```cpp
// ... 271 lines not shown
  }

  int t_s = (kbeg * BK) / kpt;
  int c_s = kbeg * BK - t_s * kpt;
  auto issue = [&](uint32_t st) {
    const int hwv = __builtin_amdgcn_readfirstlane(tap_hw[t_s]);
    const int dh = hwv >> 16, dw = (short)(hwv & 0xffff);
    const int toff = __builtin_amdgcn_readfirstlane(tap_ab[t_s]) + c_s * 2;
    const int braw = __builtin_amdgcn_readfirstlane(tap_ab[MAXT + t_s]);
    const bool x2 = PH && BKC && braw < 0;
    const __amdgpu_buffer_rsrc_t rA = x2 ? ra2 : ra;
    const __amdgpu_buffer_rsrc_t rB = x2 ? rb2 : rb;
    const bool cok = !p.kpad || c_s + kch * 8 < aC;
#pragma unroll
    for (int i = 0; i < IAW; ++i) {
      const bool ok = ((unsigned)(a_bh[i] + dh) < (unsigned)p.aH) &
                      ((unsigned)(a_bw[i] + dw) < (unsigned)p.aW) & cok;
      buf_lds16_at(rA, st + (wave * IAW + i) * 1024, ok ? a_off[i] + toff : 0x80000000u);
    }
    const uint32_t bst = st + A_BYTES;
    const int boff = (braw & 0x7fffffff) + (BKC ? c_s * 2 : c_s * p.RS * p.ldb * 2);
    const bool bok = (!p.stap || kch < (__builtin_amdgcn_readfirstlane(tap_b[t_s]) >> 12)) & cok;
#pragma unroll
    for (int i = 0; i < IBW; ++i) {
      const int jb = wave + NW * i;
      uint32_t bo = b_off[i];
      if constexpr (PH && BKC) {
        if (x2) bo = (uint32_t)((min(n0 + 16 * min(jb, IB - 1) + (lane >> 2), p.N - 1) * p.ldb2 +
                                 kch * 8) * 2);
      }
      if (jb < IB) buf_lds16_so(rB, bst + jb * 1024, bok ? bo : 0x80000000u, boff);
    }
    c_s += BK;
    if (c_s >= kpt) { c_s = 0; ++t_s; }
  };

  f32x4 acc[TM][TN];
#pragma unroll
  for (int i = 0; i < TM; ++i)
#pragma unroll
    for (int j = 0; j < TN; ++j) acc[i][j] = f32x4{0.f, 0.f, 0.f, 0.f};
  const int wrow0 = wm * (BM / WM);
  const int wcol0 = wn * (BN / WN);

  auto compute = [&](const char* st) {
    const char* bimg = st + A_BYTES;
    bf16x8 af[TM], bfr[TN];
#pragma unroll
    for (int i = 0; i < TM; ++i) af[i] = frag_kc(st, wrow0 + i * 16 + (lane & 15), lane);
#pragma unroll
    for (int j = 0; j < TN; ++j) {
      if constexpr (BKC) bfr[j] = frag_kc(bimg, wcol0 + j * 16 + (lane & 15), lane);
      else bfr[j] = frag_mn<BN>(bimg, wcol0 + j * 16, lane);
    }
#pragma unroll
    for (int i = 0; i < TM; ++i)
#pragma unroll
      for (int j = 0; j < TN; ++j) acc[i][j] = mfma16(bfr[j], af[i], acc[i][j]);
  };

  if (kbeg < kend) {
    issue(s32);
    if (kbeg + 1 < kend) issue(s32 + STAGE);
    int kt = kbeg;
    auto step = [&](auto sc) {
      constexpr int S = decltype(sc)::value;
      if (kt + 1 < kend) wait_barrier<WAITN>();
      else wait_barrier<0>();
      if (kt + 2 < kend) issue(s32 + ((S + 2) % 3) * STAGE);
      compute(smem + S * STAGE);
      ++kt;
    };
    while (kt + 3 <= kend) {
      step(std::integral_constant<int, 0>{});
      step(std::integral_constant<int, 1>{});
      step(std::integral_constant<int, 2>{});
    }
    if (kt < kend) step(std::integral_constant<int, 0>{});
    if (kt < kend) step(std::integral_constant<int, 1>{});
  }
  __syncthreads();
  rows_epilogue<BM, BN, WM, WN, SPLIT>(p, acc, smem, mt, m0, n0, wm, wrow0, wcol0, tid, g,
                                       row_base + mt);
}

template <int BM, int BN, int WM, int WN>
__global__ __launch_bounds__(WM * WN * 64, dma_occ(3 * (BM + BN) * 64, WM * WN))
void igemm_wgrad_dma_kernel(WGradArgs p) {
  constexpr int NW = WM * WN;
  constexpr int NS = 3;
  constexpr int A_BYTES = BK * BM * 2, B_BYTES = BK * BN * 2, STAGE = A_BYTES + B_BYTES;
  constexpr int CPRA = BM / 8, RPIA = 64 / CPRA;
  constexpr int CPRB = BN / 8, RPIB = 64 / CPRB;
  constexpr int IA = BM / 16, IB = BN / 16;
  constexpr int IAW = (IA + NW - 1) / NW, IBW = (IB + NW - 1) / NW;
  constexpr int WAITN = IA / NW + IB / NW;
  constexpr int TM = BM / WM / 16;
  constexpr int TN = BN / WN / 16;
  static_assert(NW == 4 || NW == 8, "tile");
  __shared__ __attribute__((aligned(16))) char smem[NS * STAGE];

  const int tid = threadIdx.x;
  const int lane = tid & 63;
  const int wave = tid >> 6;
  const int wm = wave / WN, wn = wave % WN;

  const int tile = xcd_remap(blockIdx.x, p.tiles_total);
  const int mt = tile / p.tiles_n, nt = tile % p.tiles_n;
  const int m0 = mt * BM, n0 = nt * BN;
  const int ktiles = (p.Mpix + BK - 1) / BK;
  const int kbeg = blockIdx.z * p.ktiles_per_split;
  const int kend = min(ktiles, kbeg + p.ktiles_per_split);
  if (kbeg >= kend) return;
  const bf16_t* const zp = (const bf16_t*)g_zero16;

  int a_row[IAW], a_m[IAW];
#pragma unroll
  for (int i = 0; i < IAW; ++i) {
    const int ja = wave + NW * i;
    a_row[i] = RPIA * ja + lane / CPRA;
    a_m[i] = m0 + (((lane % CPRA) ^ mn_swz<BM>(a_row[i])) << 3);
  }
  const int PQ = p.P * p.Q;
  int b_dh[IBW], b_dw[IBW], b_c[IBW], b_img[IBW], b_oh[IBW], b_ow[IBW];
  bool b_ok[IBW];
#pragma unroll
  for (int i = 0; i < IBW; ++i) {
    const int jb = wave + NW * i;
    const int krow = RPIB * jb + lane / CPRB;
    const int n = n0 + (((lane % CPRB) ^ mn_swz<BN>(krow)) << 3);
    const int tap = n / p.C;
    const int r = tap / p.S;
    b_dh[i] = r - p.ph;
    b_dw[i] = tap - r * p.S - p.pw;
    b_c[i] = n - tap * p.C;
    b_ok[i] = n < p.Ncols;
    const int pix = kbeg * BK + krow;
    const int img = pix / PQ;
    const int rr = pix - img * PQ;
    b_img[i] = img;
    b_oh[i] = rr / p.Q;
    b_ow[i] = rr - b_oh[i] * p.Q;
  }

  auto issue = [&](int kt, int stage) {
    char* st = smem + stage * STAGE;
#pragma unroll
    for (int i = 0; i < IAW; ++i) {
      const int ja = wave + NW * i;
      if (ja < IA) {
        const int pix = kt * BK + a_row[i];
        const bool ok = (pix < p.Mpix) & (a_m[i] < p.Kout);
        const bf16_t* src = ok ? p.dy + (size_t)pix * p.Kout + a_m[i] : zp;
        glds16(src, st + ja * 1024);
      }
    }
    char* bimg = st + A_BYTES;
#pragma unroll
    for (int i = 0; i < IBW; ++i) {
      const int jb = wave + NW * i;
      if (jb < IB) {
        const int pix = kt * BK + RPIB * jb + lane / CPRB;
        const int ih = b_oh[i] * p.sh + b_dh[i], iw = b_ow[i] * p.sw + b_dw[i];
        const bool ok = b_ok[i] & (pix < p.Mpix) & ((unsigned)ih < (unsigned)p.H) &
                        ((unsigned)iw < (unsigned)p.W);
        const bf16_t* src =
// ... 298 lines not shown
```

════════

■ **Problem statement**:
Every line in the entries above that has the word "braw" should be identified and copied.

■ **Written reply**:
    const int braw = __builtin_amdgcn_readfirstlane(tap_ab[MAXT + t_s]);
    const bool x2 = PH && BKC && braw < 0;
    const int boff = (braw & 0x7fffffff) + (BKC ? c_s * 2 : c_s * p.RS * p.ldb * 2);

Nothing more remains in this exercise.